- **Aim of the exercise**
In this material, which lines include the string "nullptr"? Show them.

- **Entries supplied**
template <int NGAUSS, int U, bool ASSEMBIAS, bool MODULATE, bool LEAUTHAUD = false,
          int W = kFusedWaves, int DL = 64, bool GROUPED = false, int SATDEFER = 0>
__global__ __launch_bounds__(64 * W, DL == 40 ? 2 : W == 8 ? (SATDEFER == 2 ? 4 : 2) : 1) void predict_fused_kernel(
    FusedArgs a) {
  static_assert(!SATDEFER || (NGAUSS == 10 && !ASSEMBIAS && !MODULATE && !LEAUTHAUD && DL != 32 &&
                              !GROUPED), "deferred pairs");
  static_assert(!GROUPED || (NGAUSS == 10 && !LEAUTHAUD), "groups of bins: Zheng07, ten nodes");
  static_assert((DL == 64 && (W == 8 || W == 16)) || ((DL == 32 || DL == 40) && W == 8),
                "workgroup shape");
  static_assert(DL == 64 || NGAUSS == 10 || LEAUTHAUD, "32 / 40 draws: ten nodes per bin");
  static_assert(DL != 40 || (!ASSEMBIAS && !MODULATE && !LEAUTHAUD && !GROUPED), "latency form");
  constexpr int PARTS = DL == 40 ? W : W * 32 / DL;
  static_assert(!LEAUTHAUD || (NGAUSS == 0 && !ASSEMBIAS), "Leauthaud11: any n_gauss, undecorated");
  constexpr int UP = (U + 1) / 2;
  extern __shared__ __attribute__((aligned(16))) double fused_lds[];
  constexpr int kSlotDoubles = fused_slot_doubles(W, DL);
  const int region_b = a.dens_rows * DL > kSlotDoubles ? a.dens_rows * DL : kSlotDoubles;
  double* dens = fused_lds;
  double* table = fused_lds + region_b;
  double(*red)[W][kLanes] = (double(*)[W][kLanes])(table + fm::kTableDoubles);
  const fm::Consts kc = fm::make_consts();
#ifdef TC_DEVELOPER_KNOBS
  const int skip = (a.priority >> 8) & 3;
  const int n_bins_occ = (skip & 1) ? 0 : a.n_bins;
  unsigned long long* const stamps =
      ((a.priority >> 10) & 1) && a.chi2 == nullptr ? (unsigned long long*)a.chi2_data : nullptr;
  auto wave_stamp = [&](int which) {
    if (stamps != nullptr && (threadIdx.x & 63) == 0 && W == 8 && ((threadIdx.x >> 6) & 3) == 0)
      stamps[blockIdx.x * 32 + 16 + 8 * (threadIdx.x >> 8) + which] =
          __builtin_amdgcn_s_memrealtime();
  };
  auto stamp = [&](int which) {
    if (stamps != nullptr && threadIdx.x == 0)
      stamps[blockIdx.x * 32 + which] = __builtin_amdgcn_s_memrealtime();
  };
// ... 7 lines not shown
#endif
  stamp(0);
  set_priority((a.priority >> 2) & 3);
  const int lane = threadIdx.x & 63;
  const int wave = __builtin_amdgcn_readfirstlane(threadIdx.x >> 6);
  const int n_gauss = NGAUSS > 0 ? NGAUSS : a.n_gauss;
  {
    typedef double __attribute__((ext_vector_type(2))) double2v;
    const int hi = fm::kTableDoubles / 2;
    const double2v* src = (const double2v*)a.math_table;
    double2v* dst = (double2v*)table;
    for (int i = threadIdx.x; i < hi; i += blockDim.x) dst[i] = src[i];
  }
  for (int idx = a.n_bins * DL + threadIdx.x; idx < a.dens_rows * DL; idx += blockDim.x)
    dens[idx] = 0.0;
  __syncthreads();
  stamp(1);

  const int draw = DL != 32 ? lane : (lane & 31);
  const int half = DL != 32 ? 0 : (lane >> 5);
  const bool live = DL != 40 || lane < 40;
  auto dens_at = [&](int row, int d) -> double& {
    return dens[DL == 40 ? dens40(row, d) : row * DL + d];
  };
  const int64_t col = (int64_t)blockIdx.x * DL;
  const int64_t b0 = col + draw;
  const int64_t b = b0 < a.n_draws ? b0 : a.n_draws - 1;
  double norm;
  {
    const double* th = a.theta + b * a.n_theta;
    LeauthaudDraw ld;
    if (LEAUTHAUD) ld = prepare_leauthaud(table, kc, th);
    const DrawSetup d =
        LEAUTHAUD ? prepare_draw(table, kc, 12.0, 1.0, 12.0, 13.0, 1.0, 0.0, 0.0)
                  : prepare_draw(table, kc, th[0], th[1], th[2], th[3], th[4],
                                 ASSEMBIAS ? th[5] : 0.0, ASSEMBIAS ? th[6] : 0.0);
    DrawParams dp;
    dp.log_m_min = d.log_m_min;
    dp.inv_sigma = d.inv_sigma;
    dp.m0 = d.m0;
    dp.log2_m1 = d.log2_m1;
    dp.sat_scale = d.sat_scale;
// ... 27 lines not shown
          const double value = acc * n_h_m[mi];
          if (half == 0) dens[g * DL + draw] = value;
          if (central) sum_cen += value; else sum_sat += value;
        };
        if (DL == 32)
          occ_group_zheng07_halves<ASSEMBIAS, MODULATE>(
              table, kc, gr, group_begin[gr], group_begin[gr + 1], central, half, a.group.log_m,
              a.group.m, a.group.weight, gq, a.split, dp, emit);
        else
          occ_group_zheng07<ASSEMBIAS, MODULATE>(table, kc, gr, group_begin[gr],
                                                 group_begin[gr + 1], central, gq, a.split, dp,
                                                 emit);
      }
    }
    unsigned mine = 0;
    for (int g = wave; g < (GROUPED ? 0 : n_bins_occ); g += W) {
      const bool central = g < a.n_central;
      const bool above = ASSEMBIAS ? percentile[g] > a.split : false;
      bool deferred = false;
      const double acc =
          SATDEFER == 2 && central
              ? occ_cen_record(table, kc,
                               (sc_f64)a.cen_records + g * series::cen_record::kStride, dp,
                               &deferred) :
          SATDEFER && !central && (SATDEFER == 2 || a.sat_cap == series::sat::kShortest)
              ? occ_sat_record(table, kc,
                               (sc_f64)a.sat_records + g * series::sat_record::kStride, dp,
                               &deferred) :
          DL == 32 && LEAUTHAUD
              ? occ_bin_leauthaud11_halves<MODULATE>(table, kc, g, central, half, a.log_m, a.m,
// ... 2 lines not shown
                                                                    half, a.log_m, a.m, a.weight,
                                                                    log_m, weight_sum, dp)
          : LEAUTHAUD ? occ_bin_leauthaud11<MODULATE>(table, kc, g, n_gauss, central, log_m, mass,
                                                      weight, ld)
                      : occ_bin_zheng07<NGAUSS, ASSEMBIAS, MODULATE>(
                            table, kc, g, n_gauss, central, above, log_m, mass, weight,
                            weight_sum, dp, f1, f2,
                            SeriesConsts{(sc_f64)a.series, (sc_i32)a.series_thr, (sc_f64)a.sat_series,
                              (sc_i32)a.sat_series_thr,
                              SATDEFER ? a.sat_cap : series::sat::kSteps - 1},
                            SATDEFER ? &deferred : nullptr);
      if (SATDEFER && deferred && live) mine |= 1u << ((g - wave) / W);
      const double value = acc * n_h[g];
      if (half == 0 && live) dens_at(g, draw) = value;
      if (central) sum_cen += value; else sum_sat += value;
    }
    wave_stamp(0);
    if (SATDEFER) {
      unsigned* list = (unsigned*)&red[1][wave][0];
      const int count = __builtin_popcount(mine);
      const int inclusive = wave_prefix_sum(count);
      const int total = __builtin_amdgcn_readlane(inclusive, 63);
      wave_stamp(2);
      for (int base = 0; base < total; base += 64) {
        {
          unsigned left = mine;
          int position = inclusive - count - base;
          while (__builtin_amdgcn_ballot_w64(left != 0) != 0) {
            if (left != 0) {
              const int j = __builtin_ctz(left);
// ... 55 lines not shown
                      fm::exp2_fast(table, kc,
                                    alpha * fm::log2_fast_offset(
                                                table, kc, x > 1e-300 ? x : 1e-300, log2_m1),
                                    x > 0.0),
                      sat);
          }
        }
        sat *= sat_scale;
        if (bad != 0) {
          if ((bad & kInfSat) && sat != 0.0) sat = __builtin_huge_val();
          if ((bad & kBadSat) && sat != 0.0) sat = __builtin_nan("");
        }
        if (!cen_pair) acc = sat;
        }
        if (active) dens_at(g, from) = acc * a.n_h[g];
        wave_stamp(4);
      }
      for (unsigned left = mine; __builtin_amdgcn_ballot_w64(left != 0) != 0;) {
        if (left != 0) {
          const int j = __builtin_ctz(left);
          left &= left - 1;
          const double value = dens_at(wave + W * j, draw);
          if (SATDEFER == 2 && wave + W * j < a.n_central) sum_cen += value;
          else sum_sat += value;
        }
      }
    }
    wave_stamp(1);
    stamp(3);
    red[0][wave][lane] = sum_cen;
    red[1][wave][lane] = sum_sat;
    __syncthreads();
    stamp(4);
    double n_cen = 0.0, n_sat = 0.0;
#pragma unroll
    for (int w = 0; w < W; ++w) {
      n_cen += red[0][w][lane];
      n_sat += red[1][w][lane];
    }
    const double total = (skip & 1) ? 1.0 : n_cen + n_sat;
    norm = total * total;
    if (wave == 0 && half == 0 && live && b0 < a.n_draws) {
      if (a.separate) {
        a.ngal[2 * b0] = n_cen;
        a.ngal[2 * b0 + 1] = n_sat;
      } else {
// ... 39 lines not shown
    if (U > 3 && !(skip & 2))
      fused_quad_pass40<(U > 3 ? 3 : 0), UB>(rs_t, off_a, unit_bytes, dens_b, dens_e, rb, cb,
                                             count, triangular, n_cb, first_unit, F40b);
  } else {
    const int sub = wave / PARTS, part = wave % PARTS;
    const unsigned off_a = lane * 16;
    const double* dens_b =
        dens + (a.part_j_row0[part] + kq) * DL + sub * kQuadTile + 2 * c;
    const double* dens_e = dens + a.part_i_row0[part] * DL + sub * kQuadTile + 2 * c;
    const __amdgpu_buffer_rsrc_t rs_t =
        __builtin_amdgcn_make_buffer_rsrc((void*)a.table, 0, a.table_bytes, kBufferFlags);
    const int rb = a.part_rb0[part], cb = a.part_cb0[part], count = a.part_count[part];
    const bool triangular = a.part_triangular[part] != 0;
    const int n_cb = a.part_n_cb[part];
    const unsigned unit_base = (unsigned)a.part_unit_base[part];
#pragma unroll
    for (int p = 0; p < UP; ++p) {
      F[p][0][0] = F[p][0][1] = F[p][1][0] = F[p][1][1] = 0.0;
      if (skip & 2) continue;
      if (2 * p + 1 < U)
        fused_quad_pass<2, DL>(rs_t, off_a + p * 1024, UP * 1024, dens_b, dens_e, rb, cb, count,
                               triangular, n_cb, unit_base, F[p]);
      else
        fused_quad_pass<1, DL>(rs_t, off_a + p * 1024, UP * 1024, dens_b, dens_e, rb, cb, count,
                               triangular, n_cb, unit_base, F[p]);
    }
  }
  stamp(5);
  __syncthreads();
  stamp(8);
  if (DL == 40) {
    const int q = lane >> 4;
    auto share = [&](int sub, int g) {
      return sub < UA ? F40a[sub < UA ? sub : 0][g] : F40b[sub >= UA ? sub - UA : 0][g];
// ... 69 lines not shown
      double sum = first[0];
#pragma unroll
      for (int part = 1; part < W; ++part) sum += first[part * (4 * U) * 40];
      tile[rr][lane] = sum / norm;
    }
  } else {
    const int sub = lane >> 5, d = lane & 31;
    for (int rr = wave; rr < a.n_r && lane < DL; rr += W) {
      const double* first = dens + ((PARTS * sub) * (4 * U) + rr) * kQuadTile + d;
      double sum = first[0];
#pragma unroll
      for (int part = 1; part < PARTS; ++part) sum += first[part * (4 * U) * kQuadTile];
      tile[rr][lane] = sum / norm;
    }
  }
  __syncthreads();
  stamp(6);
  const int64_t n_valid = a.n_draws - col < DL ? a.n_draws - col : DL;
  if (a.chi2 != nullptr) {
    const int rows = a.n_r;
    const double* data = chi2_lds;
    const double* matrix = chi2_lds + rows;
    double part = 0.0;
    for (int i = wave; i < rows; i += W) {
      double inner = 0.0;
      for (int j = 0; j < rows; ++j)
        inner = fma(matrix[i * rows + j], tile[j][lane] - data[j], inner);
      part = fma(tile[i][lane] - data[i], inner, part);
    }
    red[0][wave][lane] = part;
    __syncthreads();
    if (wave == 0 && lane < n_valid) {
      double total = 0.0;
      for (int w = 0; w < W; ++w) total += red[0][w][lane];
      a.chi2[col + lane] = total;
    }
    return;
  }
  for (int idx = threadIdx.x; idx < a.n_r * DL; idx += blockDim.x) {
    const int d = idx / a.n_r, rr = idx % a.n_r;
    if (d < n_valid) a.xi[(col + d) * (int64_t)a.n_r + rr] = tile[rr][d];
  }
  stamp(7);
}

- **Written solution**
      ((a.priority >> 10) & 1) && a.chi2 == nullptr ? (unsigned long long*)a.chi2_data : nullptr;
    if (stamps != nullptr && (threadIdx.x & 63) == 0 && W == 8 && ((threadIdx.x >> 6) & 3) == 0)
    if (stamps != nullptr && threadIdx.x == 0)
                            SATDEFER ? &deferred : nullptr);
  if (a.chi2 != nullptr) {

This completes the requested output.